**Task**
The answer must be every line of the records in which the string "include" appears.

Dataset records
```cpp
template <int CPL>
__global__ __launch_bounds__(256) void orientations_kernel(const float *__restrict__ envs, long long *__restrict__ out,
                                                           long long N, int S, int lds_per_wave)
{
    const int wave = (int)(threadIdx.x >> 6), wpb = (int)(blockDim.x >> 6);
    const long long env = xcd_block(blockIdx.x, gridDim.x) * wpb + wave;
    if (env >= N) return;
    signed char *lds = wurm_lds + wave * lds_per_wave;
    const Geo g = make_geo<CPL>(S);
    Env<CPL> e;
    load_state<CPL, true>(envs + env * 3 * g.C, g, e);
    int lm = 0;
#pragma unroll
    for (int k = 0; k < CPL; ++k) lm = max(lm, e.body[k]);
    const int L = uniform(wave_max_i32(lm));
    const int o = orientation_of<CPL>(e, g, L, lds);
    if (g.lane == 0) out[env] = o;
}

}
```

wurm_amd/csrc/single_launch.hpp:

```cpp
#pragma once

#include "single_kernels.hpp"
#include "lane_step.hpp"

namespace wurm {

enum Kind { K_STEP, K_RESET, K_OBSERVE, K_ROLLOUT, K_FUSED };

enum Route { R_GENERIC, R_GRID_STEP, R_LANE_STEP, R_GRID_ROLLOUT, R_LANE_ROLLOUT, R_LANE_WIDE, R_S9_INJ, R_S9, R_LEAN, R_GENERIC_PARTIAL, R_GENERIC_NONE, R_LANE_RESIDENT, R_LANE_WIDE_RESIDENT, R_GRIDWORLD_LANE, R_GRIDWORLD_LANE_STEP };
extern thread_local Route last_route;
extern thread_local int last_waves_per_env;
extern thread_local int last_crop_wave;

static const char *route_name(Route r)
{
    switch (r) {
    case R_GRID_STEP: return "grid_step";
    case R_LANE_STEP: return "lane_step";
    case R_GRID_ROLLOUT: return "grid_rollout";
    case R_LANE_ROLLOUT: return "lane_rollout";
    case R_LANE_WIDE: return "lane_wide";
    case R_S9_INJ: return "rollout_s9_injected";
    case R_S9: return "rollout_s9";
    case R_LEAN: return "rollout_lean";
    case R_GENERIC_PARTIAL: return "rollout_generic_partial";
    case R_GENERIC_NONE: return "rollout_generic_none";
    case R_LANE_RESIDENT: return "lane_resident";
    case R_LANE_WIDE_RESIDENT: return "lane_wide_resident";
    case R_GRIDWORLD_LANE: return "gridworld_lane";
    case R_GRIDWORLD_LANE_STEP: return "gridworld_lane_step";
    default: return "generic";
    }
}

static Route route_of(Kind kind, bool snake, int cpl, const StepArgs &p)
{
    const bool stepish = kind == K_STEP || kind == K_FUSED;
    if (snake && cpl >= 4 && stepish && grid_step_eligible(p) &&
        (p.N * (long long)p.S * p.S >= opt.grid_step_min_cells || p.resident != nullptr)) return R_GRID_STEP;
    if (snake && cpl == 2 && stepish && p.N >= opt.lane_step_min_envs && lane_step_eligible(p)) return R_LANE_STEP;
    if (kind == K_ROLLOUT && !snake && gridworld_lane_eligible(p)) return R_GRIDWORLD_LANE;
    if (stepish && !snake && gridworld_lane_step_eligible(p)) return R_GRIDWORLD_LANE_STEP;
    if (kind != K_ROLLOUT || !snake) return R_GENERIC;
    if (cpl >= 4) return grid_rollout_eligible(p) ? R_GRID_ROLLOUT : R_GENERIC;
    if (p.N >= opt.lane_rollout_min_envs && lane_rollout_eligible(p)) return R_LANE_ROLLOUT;
    if (p.N >= opt.lane_rollout_min_envs && lane_wide_eligible(p)) return R_LANE_WIDE;
    const bool rng_mode = p.inject_food == nullptr && p.inject_reset == nullptr;
    const bool injected = p.inject_food != nullptr && p.inject_reset != nullptr;
    const bool small_crop_or_none = (p.obs_mode == WURM_OBS_PARTIAL && p.obs_n <= 3) || p.obs_mode == WURM_OBS_NONE;
    if (injected && p.S == 9 && small_crop_or_none) return R_S9_INJ;
    if (rng_mode && p.S == 9 && small_crop_or_none) return R_S9;
    if (rng_mode && p.S > 9 && small_crop_or_none) return R_LEAN;
    if (rng_mode && p.obs_mode == WURM_OBS_PARTIAL && p.obs_n <= 6) return R_GENERIC_PARTIAL;
    if (rng_mode && p.obs_mode == WURM_OBS_NONE) return R_GENERIC_NONE;
    return R_GENERIC;
}

template <int CPL, bool SNAKE>
static hipError_t launch_one(Kind kind, const StepArgs &p, dim3 grid, dim3 block, size_t lds, hipStream_t st)
{
    (void)hipGetLastError();
    const Route route = route_of(kind, SNAKE, CPL, p);
    last_route = route;
    last_waves_per_env = 1;
    last_crop_wave = 0;
    const unsigned wpb_f = block.x / 64u;
    const dim3 fgrid((unsigned)((p.N + 64ll * wpb_f - 1) / (64ll * wpb_f)));
    switch (route) {
    case R_GRID_STEP:
        if constexpr (SNAKE && CPL >= 4) {
            hipError_t err = launch_grid_step(p, st);
            if (err != hipSuccess) return err;
            WURM_LAUNCH((flagged_kernel<CPL, SNAKE, false>), fgrid, block, lds, st, p);
        }
        break;
    case R_LANE_STEP:
        if constexpr (SNAKE && CPL == 2) return launch_lane_step(p, st);
        break;
    case R_GRID_ROLLOUT:
        if constexpr (SNAKE && CPL >= 4) {
            hipError_t err = launch_grid_rollout(p, st);
            if (err != hipSuccess) return err;
            WURM_LAUNCH((flagged_kernel<CPL, SNAKE, true>), fgrid, block, lds, st, p);
        }
        break;
    case R_LANE_ROLLOUT:
        if constexpr (SNAKE && CPL == 2) return launch_lane_rollout(p, st);
        break;
    case R_LANE_WIDE:
        if constexpr (SNAKE && CPL == 2) return launch_lane_wide(p, st);
        break;
    case R_GRIDWORLD_LANE:
        if constexpr (!SNAKE) {
            hipError_t err = launch_gridworld_lane_rollout(p, st);
            if (err != hipSuccess) return err;
            if (!(p.resident != nullptr && p.resident_valid))
                WURM_LAUNCH((flagged_kernel<CPL, SNAKE, true>), fgrid, block, lds, st, p);
        }
        break;
    case R_GRIDWORLD_LANE_STEP:
        if constexpr (!SNAKE) {
            hipError_t err = launch_gridworld_lane_step(p, st);
            if (err != hipSuccess) return err;
            if (!(p.resident != nullptr && p.resident_valid))
                WURM_LAUNCH((flagged_kernel<CPL, SNAKE, false>), fgrid, block, lds, st, p);
        }
        break;
    case R_S9_INJ:
    case R_S9:
        if constexpr (SNAKE && CPL == 2) {
            const bool inj = route == R_S9_INJ, none = p.obs_mode == WURM_OBS_NONE;
            if (p.N <= opt.s9_pair_max_envs) {
                const dim3 pgrid((unsigned)p.N), pblock(128);
                const size_t plds = (size_t)p.lds_per_wave + (2 * 5 * 64 + 2 * 64 + 4) * sizeof(int);
                last_waves_per_env = 2;
                if (!none && opt.s9_crop_helper_min_steps >= 0 && p.T >= opt.s9_crop_helper_min_steps &&
                    p.N * p.obs_elems * 4 < (1ll << 31)) {
                    const size_t clds = (size_t)p.lds_per_wave + (2 * 5 * 64 + 2 * 4 * 64 + 4) * sizeof(int);
                    last_crop_wave = 1;
                    if (inj) WURM_LAUNCH((rollout_s9_kernel<WURM_OBS_PARTIAL, true, true, true>), pgrid, pblock, clds, st, p);
                    else WURM_LAUNCH((rollout_s9_kernel<WURM_OBS_PARTIAL, false, true, true>), pgrid, pblock, clds, st, p);
                } else
                if (inj && none) WURM_LAUNCH((rollout_s9_kernel<WURM_OBS_NONE, true, true>), pgrid, pblock, plds, st, p);
                else if (inj) WURM_LAUNCH((rollout_s9_kernel<WURM_OBS_PARTIAL, true, true>), pgrid, pblock, plds, st, p);
                else if (none) WURM_LAUNCH((rollout_s9_kernel<WURM_OBS_NONE, false, true>), pgrid, pblock, plds, st, p);
                else WURM_LAUNCH((rollout_s9_kernel<WURM_OBS_PARTIAL, false, true>), pgrid, pblock, plds, st, p);
            } else if (inj) {
                if (none) WURM_LAUNCH((rollout_s9_kernel<WURM_OBS_NONE, true>), grid, block, lds, st, p);
                else WURM_LAUNCH((rollout_s9_kernel<WURM_OBS_PARTIAL, true>), grid, block, lds, st, p);
            } else {
                if (none) WURM_LAUNCH((rollout_s9_kernel<WURM_OBS_NONE>), grid, block, lds, st, p);
                else WURM_LAUNCH((rollout_s9_kernel<WURM_OBS_PARTIAL>), grid, block, lds, st, p);
            }
        }
        break;
    case R_LEAN:
        if constexpr (SNAKE && CPL == 2) {
            if (p.obs_mode == WURM_OBS_NONE) WURM_LAUNCH((rollout_lean_kernel<WURM_OBS_NONE, false>), grid, block, lds, st, p);
            else WURM_LAUNCH((rollout_lean_kernel<WURM_OBS_PARTIAL, false>), grid, block, lds, st, p);
        }
        break;
    case R_GENERIC_PARTIAL:
        if constexpr (SNAKE && CPL == 2) WURM_LAUNCH((rollout_kernel<CPL, SNAKE, WURM_OBS_PARTIAL, false>), grid, block, lds, st, p);
        break;
    case R_GENERIC_NONE:
        if constexpr (SNAKE && CPL == 2) WURM_LAUNCH((rollout_kernel<CPL, SNAKE, WURM_OBS_NONE, false>), grid, block, lds, st, p);
        break;
    case R_LANE_RESIDENT:
    case R_LANE_WIDE_RESIDENT:
    case R_GENERIC:
        switch (kind) {
        case K_STEP: WURM_LAUNCH((step_kernel<CPL, SNAKE>), grid, block, lds, st, p); break;
        case K_RESET: WURM_LAUNCH((reset_kernel<CPL, SNAKE>), grid, block, lds, st, p); break;
        case K_OBSERVE: WURM_LAUNCH((observe_kernel<CPL, SNAKE>), grid, block, lds, st, p); break;
        case K_FUSED: WURM_LAUNCH((fused_step_kernel<CPL, SNAKE>), grid, block, lds, st, p); break;
        case K_ROLLOUT: WURM_LAUNCH((rollout_kernel<CPL, SNAKE>), grid, block, lds, st, p); break;
        }
        break;
    }
    return hipGetLastError();
}
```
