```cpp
__global__ void k_bwd_gather(const double* __restrict__ parts, const int* __restrict__ adj_off,
                             const int* __restrict__ adj_items, const float* __restrict__ verts,
                             const float* __restrict__ K, int B, int V, int F, float orig_size,
                             float* __restrict__ grad_ndc, float* __restrict__ grad_verts)
{
    const long i = (long)blockIdx.x * blockDim.x + threadIdx.x;
    if (i >= (long)B * V) return;
    const int b = (int)(i / V), v = (int)(i % V);
    double su = 0.0, sv = 0.0;
    const double2* pf = reinterpret_cast<const double2*>(parts + (long)b * F * 6);
    const int a1 = adj_off[v + 1];
    for (int a = adj_off[v]; a < a1; a += 8) {
        int item[8];
#pragma unroll
        for (int k = 0; k < 8; ++k) item[k] = a + k < a1 ? adj_items[a + k] : -1;
        double2 g2[8];
#pragma unroll
        for (int k = 0; k < 8; ++k) g2[k] = item[k] >= 0 ? pf[item[k]] : make_double2(0.0, 0.0);
#pragma unroll
        for (int k = 0; k < 8; ++k) { su += g2[k].x; sv += g2[k].y; }
    }
    const float gu = (float)su, gv = (float)sv;
    if (grad_ndc) { grad_ndc[3 * i] = gu; grad_ndc[3 * i + 1] = gv; grad_ndc[3 * i + 2] = 0.f; }
    const float* k = K + b * 9;
    const float x = verts[3 * i], y = verts[3 * i + 1], z = verts[3 * i + 2];
    const float zz = z + 1e-9f;
    const float du0 = gu * (2.0f / orig_size), dv0 = -gv * (2.0f / orig_size);
    const float dxn = k[0] * du0 + k[3] * dv0;
    const float dyn = k[1] * du0 + k[4] * dv0;
    grad_verts[3 * i] = dxn / zz;
    grad_verts[3 * i + 1] = dyn / zz;
    grad_verts[3 * i + 2] = -(dxn * x + dyn * y) / (zz * zz);
}

void hm_launch_sweep(const SilWs& w, int B, int F, int S, float eps, int sum_log2q, hipStream_t stream)
{
    const RasterTune& tune = hm_raster_tune();
    const int nsort = tune.raster_reorder ? 1 : 0;
    const int blocks = max(8, (min(min(hm_cdiv((long)B * F, 2), tune.sweep_blocks), TS_SWEEP_WGS - 8) & ~7) - 8 * nsort);
    const bool w32 = hm_offsets_fit_32(B, S);
    hipLaunchKernelGGL(w32 ? k_bwd_sweep<true> : k_bwd_sweep<false>, dim3(nsort + blocks), dim3(256), 0, stream, w.sweep,
                       w.idx_map, w.srcs, w.lrec, B, F, S, eps, hm_sum_magic(sum_log2q), w.parts, w.lsum, w.alpha16, w.counter + 24,
                       w.ts + 2 * (ts_raster_units(B, S) + ts_lines_units(B, F, S)), nsort, w.wo_dyn, w.wo_tmp, w.wg_cost,
                       w.counter + 26, (int)ts_raster_units(B, S));
}
void hm_launch_bwd_gather(const SilWs& w, const int* adj_off, const int* adj_items, const float* verts, const float* K, int B,
                          int V, int F, float orig_size, float* grad_ndc, float* grad_verts, hipStream_t stream)
{
    hipLaunchKernelGGL(k_bwd_gather, dim3(hm_cdiv((long)B * V, 256)), dim3(256), 0, stream, w.parts, adj_off, adj_items, verts,
                       K, B, V, F, orig_size, grad_ndc, grad_verts);
}
int hm_sweep_occupancy(int* blocks_per_cu)
{
    return hipOccupancyMaxActiveBlocksPerMultiprocessor(blocks_per_cu, k_bwd_sweep<true>, 256, 0) == hipSuccess ? HM_OK : HM_ERR_LAUNCH;
}
#ifdef SWEEP_UNIT_PROFILE
extern "C" int hm_debug_unit_profile(int* out)
{
    (void)hipDeviceSynchronize();
    (void)hipMemcpyFromSymbol(out, HIP_SYMBOL(g_unit_prof), sizeof(int) * 65536 * 4);
    static int z[65536][4];
    (void)hipMemcpyToSymbol(HIP_SYMBOL(g_unit_prof), z, sizeof(z));
    return HM_OK;
}
#endif
#ifdef SWEEP_STATS
extern "C" int hm_debug_sweep_stats(unsigned long long* out)
{
    unsigned long long z[16] = {0, 0, 0, 0, 0, 0, 0, 0, 0, 0, 0, 0, 0, 0, 0, 0};
    (void)hipDeviceSynchronize();
    (void)hipMemcpyFromSymbol(out, HIP_SYMBOL(g_sweep_n), sizeof(z));
    (void)hipMemcpyToSymbol(HIP_SYMBOL(g_sweep_n), z, sizeof(z));
    return HM_OK;
}
#endif
```

Before: 6612.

**Response to this exercise**
#include "single_kernels.hpp"
#include "lane_step.hpp"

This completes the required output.